# [What the task asks]
Could you retype, exactly as written, every line from the top of the records through the line that contains "j = __builtin_ctzll(a0);"?

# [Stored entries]
........
@@ -118,30 +143,13 @@
             const unsigned lo1 = (unsigned)__builtin_amdgcn_readlane((int)(unsigned)(hj ? own1[1] : own1[0]), lj);
             const unsigned hi1 = (unsigned)__builtin_amdgcn_readlane((int)(unsigned)((hj ? own1[1] : own1[0]) >> 32), lj);
             const unsigned long long r0 = ((unsigned long long)hi0 << 32) | lo0, r1 = ((unsigned long long)hi1 << 32) | lo1;
-            const bool e0 = lv2[0] && own0[0] == r0 && own1[0] == r1, e1 = lv2[1] && own0[1] == r0 && own1[1] == r1;
+            const bool e0 = lv2[0] && !top0 && own0[0] == r0 && own1[0] == r1, e1 = lv2[1] && !top1 && own0[1] == r0 && own1[1] == r1;
             const unsigned long long g0 = __ballot(e0), g1 = __ballot(e1);
-            const unsigned long long below = (1ull << lane) - 1ull, above = lane == 63 ? 0ull : ~((2ull << lane) - 1ull);
-            if (e0) {
-                before[0] = __popcll(g0 & below);
-                unsigned long long a0 = g0 & above, a1 = g1;
-#pragma unroll
-                for (int k = 1; k < TWIN_R; ++k) {
-                    int j = -1;
-                    if (a0) { j = __builtin_ctzll(a0); a0 &= a0 - 1ull; }
-                    else if (a1) { j = 64 + __builtin_ctzll(a1); a1 &= a1 - 1ull; }
-                    if (j >= 0) word[0] = (word[0] & ~(0xFFu << (8 * k))) | ((unsigned)j << (8 * k));
-                }
-            }
-            if (e1) {
-                before[1] = __popcll(g0) + __popcll(g1 & below);
-                unsigned long long a1 = g1 & above;
-#pragma unroll
-                for (int k = 1; k < TWIN_R; ++k) {
-                    if (a1) { const int j = 64 + __builtin_ctzll(a1); a1 &= a1 - 1ull; word[1] = (word[1] & ~(0xFFu << (8 * k))) | ((unsigned)j << (8 * k)); }
-                }
-            }
+            place(e0, e1, g0, g1);
             rem0 &= ~g0; rem1 &= ~g1;
         }
+        if (top0 && (word[0] >> 8) != 0xFFFFFFu) word[0] |= 0x80u;
+        if (top1 && (word[1] >> 8) != 0xFFFFFFu) word[1] |= 0x80u;
         int leads = 0;
 #pragma unroll
         for (int h = 0; h < 2; ++h) {
diff --git a/digat_amd/csrc/digat_kernels.hip b/digat_amd/csrc/digat_kernels.hip
--- a/digat_amd/csrc/digat_kernels.hip
+++ b/digat_amd/csrc/digat_kernels.hip
@@ -141,7 +141,13 @@
 }
 
 #ifndef DIGAT_TWIN_R
-#define DIGAT_TWIN_R 2
+#define DIGAT_TWIN_R 4
+#endif
+#ifndef DIGAT_TWIN_NBR
+#define DIGAT_TWIN_NBR 2
+#endif
+#ifndef DIGAT_TWIN_NBR_AGG
+#define DIGAT_TWIN_NBR_AGG DIGAT_TWIN_NBR
 #endif
 __device__ __forceinline__ float leaky02_uniform(float e) {
     const float t = 0.2f * e;
@@ -158,6 +164,7 @@
     return hash32((unsigned)e * 0x9E3779B9U + hash32(seed + (unsigned)(e >> 32))) >= thr;
 }
 constexpr int TWIN_R = DIGAT_TWIN_R;
+constexpr int TWIN_NBR = DIGAT_TWIN_NBR, TWIN_NBR_AGG = DIGAT_TWIN_NBR_AGG;
 #include "digat_gemm.inc"
 #include "digat_xattn.inc"
 #include "digat_context.inc"
diff --git a/digat_amd/csrc/digat_xattn.inc b/digat_amd/csrc/digat_xattn.inc
--- a/digat_amd/csrc/digat_xattn.inc
+++ b/digat_amd/csrc/digat_xattn.inc
@@ -1042,17 +1042,35 @@
     }
 }
 
-template <int U, int R>
+typedef float f4raw __attribute__((ext_vector_type(4)));
+__device__ __forceinline__ float4 row_piece(const float4* row, const unsigned byte_off) {
+    unsigned long long base = reinterpret_cast<unsigned long long>(row);
+    asm("" : "+s"(base));
+    unsigned off = byte_off;
+    asm volatile("" : "+v"(off));
+    const auto* gb = reinterpret_cast<const __attribute__((address_space(1))) char*>(base);
+    const f4raw v = *reinterpret_cast<const __attribute__((address_space(1))) f4raw*>(gb + off);
+    return make_float4(v[0], v[1], v[2], v[3]);
+}
+__device__ __forceinline__ void row_piece_store(float4* row, const unsigned byte_off, const float4 v) {
+    unsigned long long base = reinterpret_cast<unsigned long long>(row);
+    asm("" : "+s"(base));
+    unsigned off = byte_off;
+    asm volatile("" : "+v"(off));
+    auto* gb = reinterpret_cast<__attribute__((address_space(1))) char*>(base);
+    const f4raw w = {v.x, v.y, v.z, v.w};
+    *reinterpret_cast<__attribute__((address_space(1))) f4raw*>(gb + off) = w;
+}
+template <int U, int R, int NBR, int NBRA, bool UNI>
 __device__ __forceinline__ void xattn_sparse_twin_chunk(const SparseArgs& g, const long rho, const unsigned word, const uint8_t ab0, const uint8_t ab1,
                                                         const int lane) {
-    constexpr int NBR = DIGAT_SPARSE_NBR;
     const int n = g.n, d4 = g.d4;
     const long b = rho / n;
     int mem[R], nr = 0;
 #pragma unroll
     for (int r = 0; r < R; ++r) {
-        const int mi = (int)((word >> (8 * r)) & 0xFFu);
-        const bool ok = mi != 0xFF && (g.centre_limit <= 0 || mi < g.centre_limit);
+        const int mi = (int)((word >> (8 * r)) & (r == 0 ? 0x7Fu : 0xFFu));
+        const bool ok = (r == 0 || mi != 0xFF) && (g.centre_limit <= 0 || mi < g.centre_limit);
         mem[r] = ok ? mi : mem[0];
         nr += ok ? 1 : 0;
         if (r == 0 && !ok) return;
@@ -1060,36 +1078,46 @@
     const float4* a4 = reinterpret_cast<const float4*>(g.a);
     float4 av[U], q[R][U];
     unsigned c4l[U];
+    uint8_t mb[UNI ? R : 1][2];
+    if constexpr (UNI) {
+#pragma unroll
+        for (int r = 1; r < R; ++r) {
+            const uint8_t* Ar = g.A + (b * n + mem[r]) * n;
+            mb[r][0] = Ar[min(lane, n - 1)]; mb[r][1] = Ar[min(lane + 64, n - 1)];
+        }
+    }
 #pragma unroll
     for (int u = 0; u < U; ++u) {
-        const int c4 = min(lane + 64 * u, d4 - 1);
-        c4l[u] = (unsigned)c4;
-        const float4 aa = a4[c4];
+        c4l[u] = 16u * (unsigned)min(lane + 64 * u, d4 - 1);
+        const float4 aa = row_piece(a4, c4l[u]);
         av[u] = lane + 64 * u < d4 ? aa : f4_zero();
 #pragma unroll
-        for (int r = 0; r < R; ++r) q[r][u] = reinterpret_cast<const float4*>(g.Q)[(b * n + mem[r]) * d4 + c4];
+        for (int r = 0; r < R; ++r) q[r][u] = row_piece(reinterpret_cast<const float4*>(g.Q) + (b * n + mem[r]) * d4, c4l[u]);
     }
     const float4* Pb = reinterpret_cast<const float4*>(g.P) + b * n * d4;
     const float4* Hb = reinterpret_cast<const float4*>(g.h) + b * n * d4;
-    unsigned long long m[2];
-    m[0] = __ballot(lane < n && ab0 != 0);
-    m[1] = __ballot(lane + 64 < n && ab1 != 0);
-    const int deg = __popcll(m[0]) + __popcll(m[1]);
+    constexpr int RM = UNI ? R : 1;
+    unsigned long long mk[RM][2];
+    int deg[RM];
+    unsigned long long su[2] = {0ull, 0ull};
+#pragma unroll
+    for (int r = 0; r < RM; ++r) {
+        const uint8_t b0 = r == 0 ? ab0 : mb[r][0], b1 = r == 0 ? ab1 : mb[r][1];
+        const bool in = r < nr;
+        mk[r][0] = in ? __ballot(lane < n && b0 != 0) : 0ull;
+        mk[r][1] = in ? __ballot(lane + 64 < n && b1 != 0) : 0ull;
+        deg[r] = in ? __popcll(mk[r][0]) + __popcll(mk[r][1]) : 2;
+        if (deg[r] >= 2) { su[0] |= mk[r][0]; su[1] |= mk[r][1]; }
+    }
+    auto takes = [&](const int r, const int j, const bool scoring) -> bool {
+        if constexpr (UNI) return (!scoring || deg[r] >= 2) && ((j < 64 ? mk[r][0] >> j : mk[r][1] >> (j - 64)) & 1ull) != 0ull;
+        else return r < nr;
+    };
     float al[R][2];
-    if (deg == 0) {
-        m[0] = n >= 64 ? ~0ull : ((1ull << n) - 1ull);
-        m[1] = n > 64 ? (n >= 128 ? ~0ull : ((1ull << (n - 64)) - 1ull)) : 0ull;
-        const float w = 1.f / (float)n;
-#pragma unroll
-        for (int r = 0; r < R; ++r) { al[r][0] = lane < n ? w : 0.f; al[r][1] = lane + 64 < n ? w : 0.f; }
-    } else if (deg == 1) {
-#pragma unroll
-        for (int r = 0; r < R; ++r) { al[r][0] = ((m[0] >> lane) & 1ull) ? 1.f : 0.f; al[r][1] = ((m[1] >> lane) & 1ull) ? 1.f : 0.f; }
-    } else {
-        float sc[R][2];
-#pragma unroll
-        for (int r = 0; r < R; ++r) { sc[r][0] = -INFINITY; sc[r][1] = -INFINITY; }
-        unsigned long long m0 = m[0], m1 = m[1];
+#pragma unroll
+    for (int r = 0; r < R; ++r) { al[r][0] = -INFINITY; al[r][1] = -INFINITY; }
+    {
+        unsigned long long m0 = su[0], m1 = su[1];
         while (m0 | m1) {
             int j[NBR], cnt = 0;
 #pragma unroll
@@ -1102,13 +1130,13 @@
 #pragma unroll
             for (int t = 0; t < NBR; ++t)
 #pragma unroll
-                for (int u = 0; u < U; ++u) p[t][u] = (Pb + (long)j[t] * d4)[c4l[u]];
+                for (int u = 0; u < U; ++u) p[t][u] = row_piece(Pb + (long)j[t] * d4, c4l[u]);
 #pragma unroll
             for (int t = 0; t < NBR; ++t) {
                 if (t < cnt) {
 #pragma unroll
                     for (int r = 0; r < R; ++r) {
-                        if (r < nr) {
+                        if (takes(r, j[t], true)) {
                             float part = 0.f;
 #pragma unroll
                             for (int u = 0; u < U; ++u) {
........
# [Expected answer]
@@ -118,30 +143,13 @@
             const unsigned lo1 = (unsigned)__builtin_amdgcn_readlane((int)(unsigned)(hj ? own1[1] : own1[0]), lj);
             const unsigned hi1 = (unsigned)__builtin_amdgcn_readlane((int)(unsigned)((hj ? own1[1] : own1[0]) >> 32), lj);
             const unsigned long long r0 = ((unsigned long long)hi0 << 32) | lo0, r1 = ((unsigned long long)hi1 << 32) | lo1;
-            const bool e0 = lv2[0] && own0[0] == r0 && own1[0] == r1, e1 = lv2[1] && own0[1] == r0 && own1[1] == r1;
+            const bool e0 = lv2[0] && !top0 && own0[0] == r0 && own1[0] == r1, e1 = lv2[1] && !top1 && own0[1] == r0 && own1[1] == r1;
             const unsigned long long g0 = __ballot(e0), g1 = __ballot(e1);
-            const unsigned long long below = (1ull << lane) - 1ull, above = lane == 63 ? 0ull : ~((2ull << lane) - 1ull);
-            if (e0) {
-                before[0] = __popcll(g0 & below);
-                unsigned long long a0 = g0 & above, a1 = g1;
-#pragma unroll
-                for (int k = 1; k < TWIN_R; ++k) {
-                    int j = -1;
-                    if (a0) { j = __builtin_ctzll(a0); a0 &= a0 - 1ull; }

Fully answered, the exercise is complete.